Fig. 1: Resolution of PCR products of ABCG2 gene in Sahiwal cattle

Lane 1-12: PCR product (292 bp)

Lane M: Marker (100 bp ladder)


Fig. 2: PstI PCR-RFLP pattern of ABCG2 gene showing genotype pattern.

Lane 1-12: AA genotype (292 bp)

Lane M: Marker (50 bp ladder)

Atila et al. (2014) carried out a study to determine polymorphisms present in ABCG2 gene in South Anatolian Red (SAR) and East Anatolian Red (EAR) indigenous cattle breeds in Turkey. They amplified target region of ABCG2 (SNP. Y581S) and found that genotype AA (SAR: 0.50; EAR: 0.62) allele A (SAR: 0.63; EAR: 0.64) were high in both SAR and EAR cattle breeds. Ron et al. (2006) studied the polymorphism in ABCG2 gene in 32 Bos taurus and 3 Bos indicus breeds and observed that allele – A was most frequent in all the populations and is responsible for less milk yield and more fat and protein concentration.
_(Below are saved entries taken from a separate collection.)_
int sagg_setup_csr(nodal_ctx *h, int64_t n0, int64_t nnz0, const int32_t *indptr0, const int32_t *indices0,
// ... 103 lines not shown
                fprintf(stderr, "[sagg] declined at level %d (%lld rows): does not coarsen / over a cap / not positive "
                                "(this level: overflow %llx baddiag %llx; level above: overflow %llx unassigned %llu maxr %llu)\n",
                        l, (long long)L->n, hs[(size_t)l * ST_COUNT + ST_OVERFLOW], hs[(size_t)l * ST_COUNT + ST_BADDIAG],
                        l > 0 ? hs[(size_t)(l - 1) * ST_COUNT + ST_OVERFLOW] : 0ull,
                        l > 0 ? hs[(size_t)(l - 1) * ST_COUNT + ST_UNASSIGNED] : 0ull,
                        l > 0 ? hs[(size_t)(l - 1) * ST_COUNT + ST_MAXR] : 0ull);
            return NODAL_OK;
        }
        if (stop) {
            diag_last = true;
            break;
        }
    }
    H->nlev = l + 1;
    SLevel *last = H->level(l);
    if (H->nlev < 2) return NODAL_OK;
    NODAL_HIP_TRY(h, hipMemcpyAsync(hs, dstats, (size_t)MAX_LEVELS * ST_COUNT * 8, hipMemcpyDeviceToHost, st));
    if (!H->ev_copy) NODAL_HIP_TRY(h, hipEventCreateWithFlags(&H->ev_copy, hipEventDisableTiming));
    NODAL_HIP_TRY(h, hipEventRecord(H->ev_copy, st));
    if (check_floating) {
        if (H->flags_levels == 0) {
            NODAL_HIP_TRY(h, H->level(0)->gflag.reserve((size_t)n0 + 64));
            NODAL_TRY(grounded_flags(h, H->level(0)->gflag.as<uint8_t>()));
        } else {
            NODAL_HIP_TRY(h, hipStreamWaitEvent(st, H->ev_flags, 0));
            H->aux_pending = false;
        }
        for (int k = H->flags_levels; k + 1 < H->nlev; ++k) {
            SLevel *L = H->pool[k], *C = H->pool[k + 1];
            NODAL_HIP_TRY(h, C->gflag.reserve((size_t)C->n + 64));
// ... 45 lines not shown
        NODAL_WAIT_STREAM(h, st);
        if (hs[(size_t)l * ST_COUNT + ST_BADDIAG] & 2ull) {
            if (trace) fprintf(stderr, "[sagg] declined: coarsest matrix not positive definite\n");
            return NODAL_OK;
        }
        *floating = hs[(size_t)(MAX_LEVELS - 1) * ST_COUNT + ST_COUNT - 1] != 0 ? 1 : 0;
    }
    if (trace) {
        fprintf(stderr, "[sagg] levels (rows/entries/longest row/padded width):");
        for (int k = 0; k < H->nlev; ++k)
            fprintf(stderr, " %lld/%lld/%d/%d", (long long)H->pool[k]->n, (long long)H->pool[k]->nnz,
                    H->pool[k]->maxlen, H->pool[k]->wfix);
        fprintf(stderr, "  tail %d (%d register slots)  coarsest %s\n", H->tail, H->tail >= 0 ? H->td.slots : 0,
                H->dense_coarsest ? "dense" : "diagonal");
    }
    H->ready = true;
    *accepted = true;
    H->sym_valid = true;
    H->sym_epoch = h->struct_epoch;
    H->sym_n = n0;
    H->sym_nnz = nnz0;
    H->sym_general = general;
    H->sym_check = check_floating;
    H->sym_floating = *floating;
    memcpy(H->sym_stats, hs, sizeof H->sym_stats);
    return NODAL_OK;
}

int sagg_setup(nodal_ctx *h, bool *accepted, int32_t *floating) {
    return sagg_setup_csr(h, h->n, h->nnz, h->indptr.as<int32_t>(), h->indices.as<int32_t>(), h->data.as<double>(),
// ... 31 lines not shown
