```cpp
size_t mi_colreduce_workspace_bytes(long M, int C);
int mi_bn_stats(const float* x, long M, int C, double* sums, void* ws, size_t ws_bytes,
                mi_stream_t stream);
int mi_bn_apply_fwd(const float* x, float* y, long M, int C, const double* sums, double count,
                    const float* gamma, const float* beta, float eps, float momentum,
                    float* running_mean, float* running_var, long long* num_batches_tracked,
                    float* save_mean_invstd, const float* res, int relu, mi_stream_t stream);
int mi_bn_relu_maxpool3d_fwd(const float* x, float* y, uint8_t* argmax, int N, int Di, int Hi, int Wi, int C, int k,
                             int stride, int pad, const double* sums, double count, const float* gamma,
                             const float* beta, float eps, float momentum, float* running_mean, float* running_var,
                             long long* num_batches_tracked, float* save_mean_invstd, mi_stream_t stream);
int mi_bn_relu_bwd_reduce_x(const float* dy, const float* x, long M, int C, const float* save_mean_invstd,
                            const float* gamma, const float* beta, double* sums, void* ws, size_t ws_bytes,
                            mi_stream_t stream);
int mi_bn_relu_bwd_apply_x(const float* dy, const float* x, float* dx, long M, int C, const float* save_mean_invstd,
                           const float* gamma, const float* beta, const double* sums, double count, float* dgamma,
                           float* dbeta, mi_stream_t stream);
#define MI_BN_SMALL_MAX_ROWS 4096
int mi_bn_small_fwd(const float* x, float* y, long M, int C, const float* gamma, const float* beta, float eps,
                    float momentum, float* running_mean, float* running_var, long long* num_batches_tracked,
                    float* save_mean_invstd, const float* res, int relu, mi_stream_t stream);
int mi_bn_small_bwd(const float* dy, const float* x, const float* y, float* dx, long M, int C,
                    const float* save_mean_invstd, const float* gamma, int relu, float* dgamma, float* dbeta,
                    mi_stream_t stream);
int mi_bn_small_pool_fwd(const float* x, float* y, float* pooled, long M, int C, int V, const float* gamma,
                         const float* beta, float eps, float momentum, float* running_mean, float* running_var,
// ... 179 lines not shown
```

Before: 41650 subtomograms/sec.

## Fuse max-pool pre-reduction into the stem conv epilogue for no-grad forward

Result: no change. 41560 subtomograms/sec (-0.2%).

```diff
diff --git a/cet_pick_amd/_lib.py b/cet_pick_amd/_lib.py
--- a/cet_pick_amd/_lib.py
+++ b/cet_pick_amd/_lib.py
@@ -48,6 +48,9 @@
     "mi_linear_bn_fwd_f32": (_I, [_P] * 5 + [_I] * 3 + [_P, _P, _F, _F] + [_P] * 4 + [_I, _P]),
     "mi_conv3d_stem_stats_workspace_bytes": (_Z, [_I] * 5),
     "mi_conv3d_stem_stats_f32": (_I, [_P, _P, _P] + [_I] * 5 + [_P, _P, _Z, _P]),
+    "mi_conv3d_stem_pool_slab_bytes": (_Z, [_I] * 5),
+    "mi_conv3d_stem_pool_f32": (_I, [_P, _P, _P] + [_I] * 5 + [_P, _P, _Z, _P, _Z, _P]),
+    "mi_stem_pool_finish_fwd": (_I, [_P, _Z, _P] + [_I] * 5 + [_P, _D, _P, _P, _F, _F] + [_P] * 5),
     "mi_build_arch": (_c.c_char_p, []),
     "mi_sigmoid_clamp": (_I, [_P, _P, _Z, _P]),
     "mi_nms3d": (_I, [_P, _P, _I, _I, _I, _I, _I, _P]),
diff --git a/cet_pick_amd/csrc/conv_igemm.hip b/cet_pick_amd/csrc/conv_igemm.hip
--- a/cet_pick_amd/csrc/conv_igemm.hip
+++ b/cet_pick_amd/csrc/conv_igemm.hip
@@ -8,6 +8,9 @@
                  int Co, int bf16x3, void* ws, size_t ws_bytes, hipStream_t s, double* sums = nullptr);
 size_t mi_stem7_fwd_workspace_bytes();
 size_t mi_stem7_fwd_stats_workspace_bytes(int N, int D, int H, int W);
+size_t mi_stem7_fwd_pool_slab_bytes(int N, int D, int H, int W);
+int mi_stem7_fwd_pool(const float* x, const float* w, const float* gamma, int N, int D, int H, int W, int Co, void* ws,
+                      size_t ws_bytes, void* slab, size_t slab_bytes, hipStream_t s, double* sums);
 size_t mi_stem7_wgrad_workspace_bytes(int N, int D, int H, int W, int Co);
 int mi_stem7_wgrad(const float* x, const float* dy, float* dw, int N, int D, int H, int W, int Co, int bf16x3, void* ws,
                    size_t ws_bytes, hipStream_t s);
@@ -1265,6 +1268,20 @@
     return mi_stem7_fwd(x, w, y, nullptr, 0, N, Di, Hi, Wi, Co, 1, ws, ws_bytes, (hipStream_t)stream, sums);
 }
 
+extern "C" size_t mi_conv3d_stem_pool_slab_bytes(int N, int Di, int Hi, int Wi, int Co) {
+    Geom g = make_geom(N, Di, Hi, Wi, 1, Co, 7, 2, 3);
+    if (!geom_ok(g) || !is_stem7(g) || Co != 64) return 0;
+    return mi_stem7_fwd_pool_slab_bytes(N, Di, Hi, Wi);
+}
+
+extern "C" int mi_conv3d_stem_pool_f32(const float* x, const float* w, const float* gamma, int N, int Di, int Hi, int Wi, int Co,
+                                       double* sums, void* slab, size_t slab_bytes, void* ws, size_t ws_bytes, mi_stream_t stream) {
+    Geom g = make_geom(N, Di, Hi, Wi, 1, Co, 7, 2, 3);
+    if (!x || !w || !sums || !slab || !geom_ok(g)) return MI_E_ARG;
+    if (!is_stem7(g) || !conv_arith_bf16x3() || env_int("MI_CONV_NO_STEM") || env_int("MI_STEM_NO_STATS")) return MI_E_UNSUPPORTED;
+    return mi_stem7_fwd_pool(x, w, gamma, N, Di, Hi, Wi, Co, ws, ws_bytes, slab, slab_bytes, (hipStream_t)stream, sums);
+}
+
 extern "C" int mi_linear_fwd_f32(const float* x, const float* w, const float* bias, float* y, int M, int Ci, int Co,
                                  void* ws, size_t ws_bytes, mi_stream_t stream) {
     Geom g = make_geom(M, 1, 1, 1, Ci, Co, 1, 1, 0);
diff --git a/cet_pick_amd/csrc/conv_stem.hip b/cet_pick_amd/csrc/conv_stem.hip
--- a/cet_pick_amd/csrc/conv_stem.hip
+++ b/cet_pick_amd/csrc/conv_stem.hip
@@ -1,5 +1,6 @@
 #include "common.h"
 #include "bf16x3.h"
+#include "stem_pool.h"
 #include <type_traits>
 #include "../../include/cetpick_hip.h"
 
@@ -28,6 +29,8 @@
     int N, D, H, W, Do, Ho, Wo;
     unsigned x_bytes;
     double* stats;
+    int* pool;
+    const float* pool_gamma;
 };
 
 __global__ __launch_bounds__(256) void stem_fwd_kernel(StemParams p) {
@@ -151,8 +154,9 @@
     out[o] = (unsigned short)h0; out[o + WPL / 2] = (unsigned short)h1; out[o + WPL] = (unsigned short)h2;
 }
 
-template <int NBUF, int ZPW>
+template <int NBUF, int ZPW, bool POOL = false>
 __global__ __launch_bounds__(256, ZPW == 2 ? 2 : (NBUF == 1 ? 3 : 2)) void stem_fwd_bf3_kernel(StemParams p, const unsigned char* wprep) {
+    static_assert(!POOL || ZPW == 2, "the pooled epilogue is written for the 8 x 4 x 8 tile");
     constexpr int TZ = 4 * ZPW;
     constexpr int PZ = S2 * (TZ - 1) + K7;
     constexpr int PPLANE = PZ * PYP * PROW;
@@ -306,26 +310,64 @@
     mfmas(S0{});
 
     float cs[2][2];
+    int wk[POOL ? 2 : 1][3][3], uk[POOL ? 2 : 1][3][3];
 #pragma unroll
     for (int j = 0; j < 2; ++j) {
         const int co = j * 32 + l32;
         float t0 = 0.f, t1 = 0.f;
+        [[maybe_unused]] const unsigned flip = POOL ? stem_pool::flip_of(p.pool_gamma, co) : 0u;
 #pragma unroll
         for (int zi = 0; zi < ZPW; ++zi) {
             const int oz = oz0 + ZPW * wave + zi;
+            [[maybe_unused]] int key[16];
 #pragma unroll
             for (int r = 0; r < 16; ++r) {
                 const int m = (r & 3) + 8 * (r >> 2) + 4 * h;
                 const int ox = ox0 + (m & 7), oy = oy0 + (m >> 3);
-                const long o = ((((long)n * p.Do + oz) * p.Ho + oy) * p.Wo + ox) * CO + co;
+                [[maybe_unused]] const long o = ((((long)n * p.Do + oz) * p.Ho + oy) * p.Wo + ox) * CO + co;
                 float v = j == 0 ? acc0[zi][r] : acc1[zi][r];
-                if (p.res) v += p.res[o];
-                if (p.relu) v = fmaxf(v, 0.f);
-                p.y[o] = v;
+                if constexpr (POOL) {
+                    key[r] = stem_pool::key_of(v, flip);
+                } else {
+                    if (p.res) v += p.res[o];
+                    if (p.relu) v = fmaxf(v, 0.f);
+                    p.y[o] = v;
+                }
                 t0 += v; t1 = fmaf(v, v, t1);
             }
+            if constexpr (POOL) {
+                int xs[4][3];
+#pragma unroll
+                for (int y = 0; y < 4; ++y) {
+                    const int a0 = key[4 * y], a1 = key[4 * y + 1], a2 = key[4 * y + 2], a3 = key[4 * y + 3];
+                    const int m01 = max(a0, a1), m123 = max(a1, max(a2, a3));
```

The ABCG2- C allele was present only in Bos taurus breed suggesting that allele – A is the ancestral allele. Milk composition traits are significantly influenced by the non-conservative Y518S mutation in ABCG2 gene as reported by Cohen-Zinder et al. (2005) in Israeli Holstein cattle and Olsen et al. (2007) in Norwegian Red cattle breed. There is increase in frequency of ABCG2-A allele if selection is done for higher milk fat and protein percentage as reported by Cohen-Zinder et al. (2005). Nahas et al. (2018) reported higher frequency of AA genotype which is associated with higher lactose percentage and low milk yield in less selected population of Baladi cattle breed of Egypt. These are several findings which indicate that ABCG2 is a strong candidate gene which significantly influence milk composition traits due to its physical role in mammary system and chromosomal positioning.


In the present study, the selected Sahiwal population was found to be monomorphic for ABCG2 gene as only single genotype (AA) was found in all the animals which were screened for studying polymorphism in ABCG2 gene and hence no association could be established between genotype and milk composition traits. The absence of ABCG2-C allele also indicates that ABCG2-A is the ancestral allele, and that the Y518S substitution occurred after the separation of Bos indicus and Bos taurus lineages. Further investigation on larger population of this breed is required in order to explore the polymorphism (A/C: Y518S) in ABCG2 gene and to exploit it for marker assisted selection for milk composition traits.


The authors are thankful to Director ICAR-National Dairy Research Institute, Karnal, Head Dairy Cattle Breeding Division and Head Livestock Research Complex for providing all the necessary facilities required for successful completion of research. Financial assistance in the form of institute fellowship is deeply acknowledged.